Upon writing this, I thought about how to rejoice as Reba and Pilate did. I thought back to Philadelphia, October 2015,  hooks walked herself into a crowed room of feminists. All of us with sap drenched lips, salivating for her soul cries. We came to her to get good and alive. I wondered if she grew up eating poke salad and carrying a switchblade in her bra, even to church. I wondered if she had visions of being an astronaut and touching the moon with the palms of her feet. I wondered what she wished she had or what she was most insecure about. She was an echo of a woman, dressed in what could have been blood. She confessed poems, holding centuries in her wrists. Seeing through the riddles, a feminie memory arose from the waters of distant shores. This Black woman poet, removing illusions, leading us through a collective unmasking. She scattered herself over the evening walls, she cleansed us all. hooks showed us what we do when we get together. 


And the water rises. 

The night I read Sisters Of The Yam for the first time the moon ate me whole.  It wrapped me inside a fluid holiness of spirits. The ancestors bound us together. I swallowed, got in touch, sang songs full of love. Blackblackblack blackkk black blackBLACK, moving the flesh slowly, praying the word would take me everywhere. Rather than drifting from home — she seemed always to be writing toward it. Her words redeemed me to sift through the dust and reclaim my own;  like how as a child it was inside of my grandmother's mouth. Detroit summers laughing into the clouds I called home. Once or twice it was Black women under the light of the moon running hands over every surface until we were raw and smelt of each other’s home countries.

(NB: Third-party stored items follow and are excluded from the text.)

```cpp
template <typename T, int C, int OCC, typename TV, typename TP>
__global__ __launch_bounds__(kDirectThreads, OCC) void fwd_direct_prep_kernel(
    const TV *__restrict__ value, const int64_t *__restrict__ shapes, const int64_t *__restrict__ lsi, const PrepSrc<TP> src,
    const T *__restrict__ ref, T *__restrict__ loc_out, T *__restrict__ aw_out, TV *__restrict__ out, const DirectGeom g)
{
    extern __shared__ __attribute__((aligned(16))) unsigned char smem[];
    LevelGeom *lv = reinterpret_cast<LevelGeom *>(smem);
    PointRec<T> *recs = reinterpret_cast<PointRec<T> *>(smem + sizeof(LevelGeom) * g.L);

    int pair, tile;
    if (!decode_block(blockIdx.x, g.N * g.M, g.ntiles, pair, tile)) return;
    load_levels(lv, shapes, lsi, g.L);

    const int b = pair / g.M, m = pair - b * g.M;
    const int lane = threadIdx.x & (kWave - 1), wave = threadIdx.x / kWave;
    const int ipw = kWave >> g.logG;
    const int j = lane & (g.G - 1);
    const int slot = wave * ipw + (lane >> g.logG);
    const int LP = g.L * g.P;
    const int row_elems = g.M * g.D;
    PointRec<T> *my = recs + slot * (g.pbatch + 1);
    constexpr int kPerLane = kPointBatch / kMinGroup;

    const int q_end = min((tile + 1) * g.qtile, g.Lq);
    for (int q0 = tile * g.qtile; q0 < q_end; q0 += kDirectWaves * ipw) {
        const int q = q0 + slot;
        const bool live = q < q_end;
        const long long nq = (long long)b * g.Lq + (live ? q : q_end - 1);
        const long long item = nq * g.M + m;
        T lg[kPerLane];
        T mx = (T)-3.0e38;
#pragma unroll
        for (int i = 0; i < kPerLane; ++i) {
            const int pt = j + i * g.G;
            lg[i] = pt < LP ? prep_ld<T>(src.logits + nq * src.log_stride + (long long)m * LP + pt) : (T)-3.0e38;
            mx = lg[i] > mx ? lg[i] : mx;
        }
        for (int s_ = 1; s_ < g.G; s_ <<= 1) {
            const T o = __shfl_xor(mx, s_, kWave);
            mx = o > mx ? o : mx;
        }
        T sum = (T)0;
#pragma unroll
        for (int i = 0; i < kPerLane; ++i) {
            lg[i] = j + i * g.G < LP ? exp(lg[i] - mx) : (T)0;
            sum += lg[i];
        }
        for (int s_ = 1; s_ < g.G; s_ <<= 1) sum += __shfl_xor(sum, s_, kWave);
#pragma unroll
        for (int i = 0; i < kPerLane; ++i) {
            const int pt = j + i * g.G;
            if (live && pt < LP) {
                const int l = pt / g.P;
                const T a = lg[i] / sum;
                const TP *o = src.offsets + nq * src.off_stride + ((long long)m * LP + pt) * 2;
                const T ox = prep_ld<T>(o), oy = prep_ld<T>(o + 1);
                const T *r = ref + (nq * g.L + l) * src.ref_dim;
                const LevelGeom G_ = lv[l];
                T lx, ly;
                if (src.ref_dim == 2) {
                    lx = r[0] + ox / (T)G_.W;
                    ly = r[1] + oy / (T)G_.H;
                } else {
                    lx = r[0] + ox / (T)g.P * r[2] * (T)0.5;
                    ly = r[1] + oy / (T)g.P * r[3] * (T)0.5;
                }
                if (loc_out) {
                    Pack<T, 2> xy;
                    xy.v[0] = lx;
                    xy.v[1] = ly;
                    *reinterpret_cast<Pack<T, 2> *>(loc_out + (item * LP + pt) * 2) = xy;
                    aw_out[item * LP + pt] = a;
                }
                PointRec<T> rec;
                T lh, lw;
                resolve_point<T>(lx, ly, G_.H, G_.W, (b * g.S + G_.start) * row_elems + m * g.D, row_elems, rec.o, lh, lw);
                const T hh = (T)1 - lh, hw = (T)1 - lw;
                rec.f[0] = hh * hw * a;
                rec.f[1] = hh * lw * a;
                rec.f[2] = lh * hw * a;
                rec.f[3] = lh * lw * a;
                my[pt] = rec;
            }
        }
        __builtin_amdgcn_wave_barrier();
        for (int ch = 0; ch < g.nchunks; ++ch) {
            const int c0 = (ch * g.G + j) * C;
            if (live && c0 < g.D) {
                T acc[C];
#pragma unroll
                for (int c = 0; c < C; ++c) acc[c] = (T)0;
#pragma unroll(OCC >= 6 ? 2 : 4)
                for (int pt = 0; pt < LP; ++pt) {
                    const PointRec<T> r = my[pt];
                    Pack<T, C> v[4];
#pragma unroll
                    for (int k = 0; k < 4; ++k) {
                        if (r.o[k] >= 0) {
                            const Pack<TV, C> raw = *reinterpret_cast<const Pack<TV, C> *>(value + r.o[k] + c0);
#pragma unroll
                            for (int c = 0; c < C; ++c) v[k].v[c] = to_compute<T, TV>(raw.v[c]);
                        } else {
#pragma unroll
                            for (int c = 0; c < C; ++c) v[k].v[c] = (T)0;
                        }
                    }
#pragma unroll
                    for (int c = 0; c < C; ++c)
                        acc[c] += r.f[0] * v[0].v[c] + r.f[1] * v[1].v[c] + r.f[2] * v[2].v[c] + r.f[3] * v[3].v[c];
                }
                Pack<TV, C> o;
#pragma unroll
                for (int c = 0; c < C; ++c) o.v[c] = to_storage<TV, T>(acc[c]);
                *reinterpret_cast<Pack<TV, C> *>(out + item * g.D + c0) = o;
            }
        }
        __builtin_amdgcn_wave_barrier();
    }
}

template <typename TV, int PPG, int THREADS>
__device__ __forceinline__ void bwd_split_body(unsigned bid, const LevelGeom *lv, const TV *__restrict__ value,
                                               const float *__restrict__ loc, const float *__restrict__ aw, const TV *__restrict__ grad_out,
                                               float *__restrict__ grad_loc, float *__restrict__ grad_aw, const DirectGeom &g)
{
    const int lane = threadIdx.x & (kWave - 1);
    const int j = lane & 7, pg = (lane >> 3) & (kSplitGroups - 1);
    const long long n_items = (long long)g.N * g.Lq * g.M;
    const long long item_raw = ((long long)bid * THREADS + threadIdx.x) >> 5;
    const bool live = item_raw < n_items;
    const long long item = live ? item_raw : n_items - 1;
    const int m = (int)(item % g.M);
    const int b = (int)(item / ((long long)g.Lq * g.M));
    const int LP = g.L * g.P, ppg = PPG ? PPG : LP / kSplitGroups;
    const int row_elems = g.M * g.D, c0 = 4 * j;
    float go[4];
    {
        const Pack<TV, 4> raw = *reinterpret_cast<const Pack<TV, 4> *>(grad_out + item * g.D + c0);
#pragma unroll
        for (int c = 0; c < 4; ++c) go[c] = to_compute<float, TV>(raw.v[c]);
    }
    float r_a[PPG ? PPG : kSplitMaxPts], r_w[PPG ? PPG : kSplitMaxPts], r_h[PPG ? PPG : kSplitMaxPts];
#pragma unroll
    for (int i = 0; i < (PPG ? PPG : kSplitMaxPts); ++i) {
        if (!PPG && i >= ppg) break;
        const int gp = pg * ppg + i, l = gp / g.P;
        const Pack<float, 2> xy = *reinterpret_cast<const Pack<float, 2> *>(loc + (item * LP + gp) * 2);
        const float a = aw[item * LP + gp];
        const LevelGeom G_ = lv[l];
        int o[4];
        float lh, lw;
        resolve_point<float>(xy.v[0], xy.v[1], G_.H, G_.W, (b * g.S + G_.start) * row_elems + m * g.D, row_elems, o, lh, lw);
        const float hh = 1.f - lh, hw = 1.f - lw;
        float v[4][4];
#pragma unroll
        for (int k = 0; k < 4; ++k) {
            const Pack<TV, 4> raw = *reinterpret_cast<const Pack<TV, 4> *>(value + (o[k] >= 0 ? o[k] : (b * g.S) * row_elems + m * g.D) + c0);
#pragma unroll
            for (int c = 0; c < 4; ++c) v[k][c] = o[k] >= 0 ? to_compute<float, TV>(raw.v[c]) : 0.f;
        }
        float s_a = 0.f, s_w = 0.f, s_h = 0.f;
#pragma unroll
        for (int c = 0; c < 4; ++c) {
            const float tgv = go[c] * a;
            s_a += go[c] * (hh * hw * v[0][c] + hh * lw * v[1][c] + lh * hw * v[2][c] + lh * lw * v[3][c]);
            s_w += (hh * (v[1][c] - v[0][c]) + lh * (v[3][c] - v[2][c])) * tgv;
            s_h += (hw * (v[2][c] - v[0][c]) + lw * (v[3][c] - v[1][c])) * tgv;
        }
        r_a[i] = group8_sum(s_a);
        r_w[i] = (float)G_.W * group8_sum(s_w);
        r_h[i] = (float)G_.H * group8_sum(s_h);
        if (!PPG && live && j == 0) {
            grad_aw[item * LP + gp] = r_a[i];
            Pack<float, 2> gl;
            gl.v[0] = r_w[i];
            gl.v[1] = r_h[i];
            *reinterpret_cast<Pack<float, 2> *>(grad_loc + (item * LP + gp) * 2) = gl;
        }
    }
    if (PPG && live && j == 0) {
#pragma unroll
        for (int i = 0; i < PPG; ++i) {
            const int gp = pg * PPG + i;
            grad_aw[item * LP + gp] = r_a[i];
            Pack<float, 2> gl;
            gl.v[0] = r_w[i];
            gl.v[1] = r_h[i];
            *reinterpret_cast<Pack<float, 2> *>(grad_loc + (item * LP + gp) * 2) = gl;
        }
    }
}

template <typename TV, int PPG>
__global__ __launch_bounds__(kDirectThreads, 4) void bwd_split_kernel(
    const TV *__restrict__ value, const int64_t *__restrict__ shapes, const int64_t *__restrict__ lsi,
    const float *__restrict__ loc, const float *__restrict__ aw, const TV *__restrict__ grad_out,
    float *__restrict__ grad_loc, float *__restrict__ grad_aw, const DirectGeom g)
{
    extern __shared__ __attribute__((aligned(16))) unsigned char smem[];
    LevelGeom *lv = reinterpret_cast<LevelGeom *>(smem);
    load_levels(lv, shapes, lsi, g.L);
    bwd_split_body<TV, PPG, kDirectThreads>(blockIdx.x, lv, value, loc, aw, grad_out, grad_loc, grad_aw, g);
}

template <typename T, int C, typename TV = T>
__global__ __launch_bounds__(kDirectThreads) void bwd_direct_kernel(
    const TV *__restrict__ value, const int64_t *__restrict__ shapes, const int64_t *__restrict__ lsi,
    const T *__restrict__ loc, const T *__restrict__ aw, const TV *__restrict__ grad_out,
    T *__restrict__ grad_value, T *__restrict__ grad_loc, T *__restrict__ grad_aw, const DirectGeom g)
{
    extern __shared__ __attribute__((aligned(16))) unsigned char smem[];
    LevelGeom *lv = reinterpret_cast<LevelGeom *>(smem);
    PointRec<T> *recs = reinterpret_cast<PointRec<T> *>(smem + sizeof(LevelGeom) * g.L);

    int pair, tile;
    if (!decode_block(blockIdx.x, g.N * g.M, g.ntiles, pair, tile)) return;
    load_levels(lv, shapes, lsi, g.L);

    const int b = pair / g.M, m = pair - b * g.M;
    const int lane = threadIdx.x & (kWave - 1), wave = threadIdx.x / kWave;
    const int ipw = kWave >> g.logG;
    const int j = lane & (g.G - 1);
    const int slot = wave * ipw + (lane >> g.logG);
    const int LP = g.L * g.P;
    const int row_elems = g.M * g.D;
    PointRec<T> *my = recs + slot * (g.pbatch + 1);

    const int q_end = min((tile + 1) * g.qtile, g.Lq);
    for (int q0 = tile * g.qtile; q0 < q_end; q0 += kDirectWaves * ipw) {
        const int q = q0 + slot;
        const bool live = q < q_end;
        const int item = (b * g.Lq + q) * g.M + m;
        Pack<T, C> g0;
#pragma unroll
        for (int c = 0; c < C; ++c) g0.v[c] = (T)0;
        if (live && j * C < g.D) {
            const Pack<TV, C> raw = *reinterpret_cast<const Pack<TV, C> *>(grad_out + (int64_t)item * g.D + j * C);
#pragma unroll
            for (int c = 0; c < C; ++c) g0.v[c] = to_compute<T, TV>(raw.v[c]);
        }

        for (int p0 = 0; p0 < LP; p0 += g.pbatch) {
            const int np = min(g.pbatch, LP - p0);
            if (live) {
                for (int pt = j; pt < np; pt += g.G) {
                    const int gp = p0 + pt, l = gp / g.P;
                    const Pack<T, 2> xy = *reinterpret_cast<const Pack<T, 2> *>(loc + ((int64_t)item * LP + gp) * 2);
                    const LevelGeom G_ = lv[l];
                    PointRec<T> r;
                    resolve_point<T>(xy.v[0], xy.v[1], G_.H, G_.W, (b * g.S + G_.start) * row_elems + m * g.D,
                                     row_elems, r.o, r.f[0], r.f[1]);
                    r.f[2] = aw[(int64_t)item * LP + gp];
                    r.f[3] = (T)0;
                    my[pt] = r;
                }
            }
            __builtin_amdgcn_wave_barrier();
            for (int pt = 0; pt < np; ++pt) {
                const PointRec<T> r = my[pt];
                const bool add_gv = !((g.gv_skip >> ((p0 + pt) / g.P)) & 1u);
                const T lh = r.f[0], lw = r.f[1], a = r.f[2];
                const T hh = (T)1 - lh, hw = (T)1 - lw;
                const T w[4] = {hh * hw, hh * lw, lh * hw, lh * lw};
                T s_a = (T)0, s_w = (T)0, s_h = (T)0;
                for (int ch = 0; ch < g.nchunks; ++ch) {
                    const int c0 = (ch * g.G + j) * C;
                    if (!(live && c0 < g.D)) continue;
                    Pack<T, C> tg = g0;
                    if (ch > 0) {
                        const Pack<TV, C> raw = *reinterpret_cast<const Pack<TV, C> *>(grad_out + (int64_t)item * g.D + c0);
#pragma unroll
                        for (int c = 0; c < C; ++c) tg.v[c] = to_compute<T, TV>(raw.v[c]);
                    }
                    Pack<T, C> v[4];
#pragma unroll
                    for (int k = 0; k < 4; ++k) {
                        if (r.o[k] >= 0) {
                            const Pack<TV, C> raw = *reinterpret_cast<const Pack<TV, C> *>(value + r.o[k] + c0);
#pragma unroll
                            for (int c = 0; c < C; ++c) v[k].v[c] = to_compute<T, TV>(raw.v[c]);
                        } else {
#pragma unroll
                            for (int c = 0; c < C; ++c) v[k].v[c] = (T)0;
                        }
                    }
#pragma unroll
                    for (int c = 0; c < C; ++c) {
                        const T tgv = tg.v[c] * a;
                        const T v1 = v[0].v[c], v2 = v[1].v[c], v3 = v[2].v[c], v4 = v[3].v[c];
                        s_a += tg.v[c] * (w[0] * v1 + w[1] * v2 + w[2] * v3 + w[3] * v4);
                        s_w += (hh * (v2 - v1) + lh * (v4 - v3)) * tgv;
                        s_h += (hw * (v3 - v1) + lw * (v4 - v2)) * tgv;
#pragma unroll
                        for (int k = 0; k < 4; ++k)
                            if (add_gv && r.o[k] >= 0) atomicAdd(grad_value + r.o[k] + c0 + c, w[k] * tgv);
                    }
                }
                for (int s = 1; s < g.G; s <<= 1) {
                    s_a += shfl_xor_t(s_a, s);
                    s_w += shfl_xor_t(s_w, s);
                    s_h += shfl_xor_t(s_h, s);
                }
                if (live && j == 0) {
                    const int gp = p0 + pt;
                    const LevelGeom G_ = lv[gp / g.P];
                    grad_aw[(int64_t)item * LP + gp] = s_a;
                    Pack<T, 2> gl;
                    gl.v[0] = (T)G_.W * s_w;
                    gl.v[1] = (T)G_.H * s_h;
                    *reinterpret_cast<Pack<T, 2> *>(grad_loc + ((int64_t)item * LP + gp) * 2) = gl;
                }
            }
            __builtin_amdgcn_wave_barrier();
        }
    }
}

}
```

And then there was the bellybutton of the boy with the white mama. On that night, it became hooks reminding me of all the unlived lives in my veins. It was her who consoled me when the cancer came back. When grandma taught me to store all our memories behind my torso. With my tongue against the rigid caverns of my teeth, I heard her talk to God, asking for the light to spill over the things that ain’t been seen or the somethings that ain’t been born yet. She showed us the way to the moon, etched gently in amen over the clouds. She gave us the tickle. She brought us the poetry from the everyday kinfolk, wrapped in liquid, pulsing indefinitely, rendering every morsel with delight. She gave us the explosion. 


And the water rises. 


I just came from visiting her in the clouds, and now I am here, waiting for my land legs to kick in again. As I open my arms…. turn my palms up…. to be redeemed. I yearn for her, even with all the life drained from her body, I yearn for her to continue to point my hips toward home. She may not come when you call, but she will always come on time. 


And the water overflows.


Doriana Diaz. She Will Always Come on Time, is a personal testimony and exploration in homage to the writer, prophet, and alchemist bell hooks 


Doriana Diaz is a storyteller, shapeshifter, and sensitive spirit rooted in Philadelphia's soulful rhythms. Her words have appeared in platforms such as; 

Nappy Head Club, Black Women Radicals, GROW/N mag, allherwords, SYLA studio, We Heal Too, a.20 mag, Saddie Baddies, Black Girl Magik, The Kraal, and many more! Her writing is an exploration of cultural agency, archival documentation, and rhythms of resistance and expansion.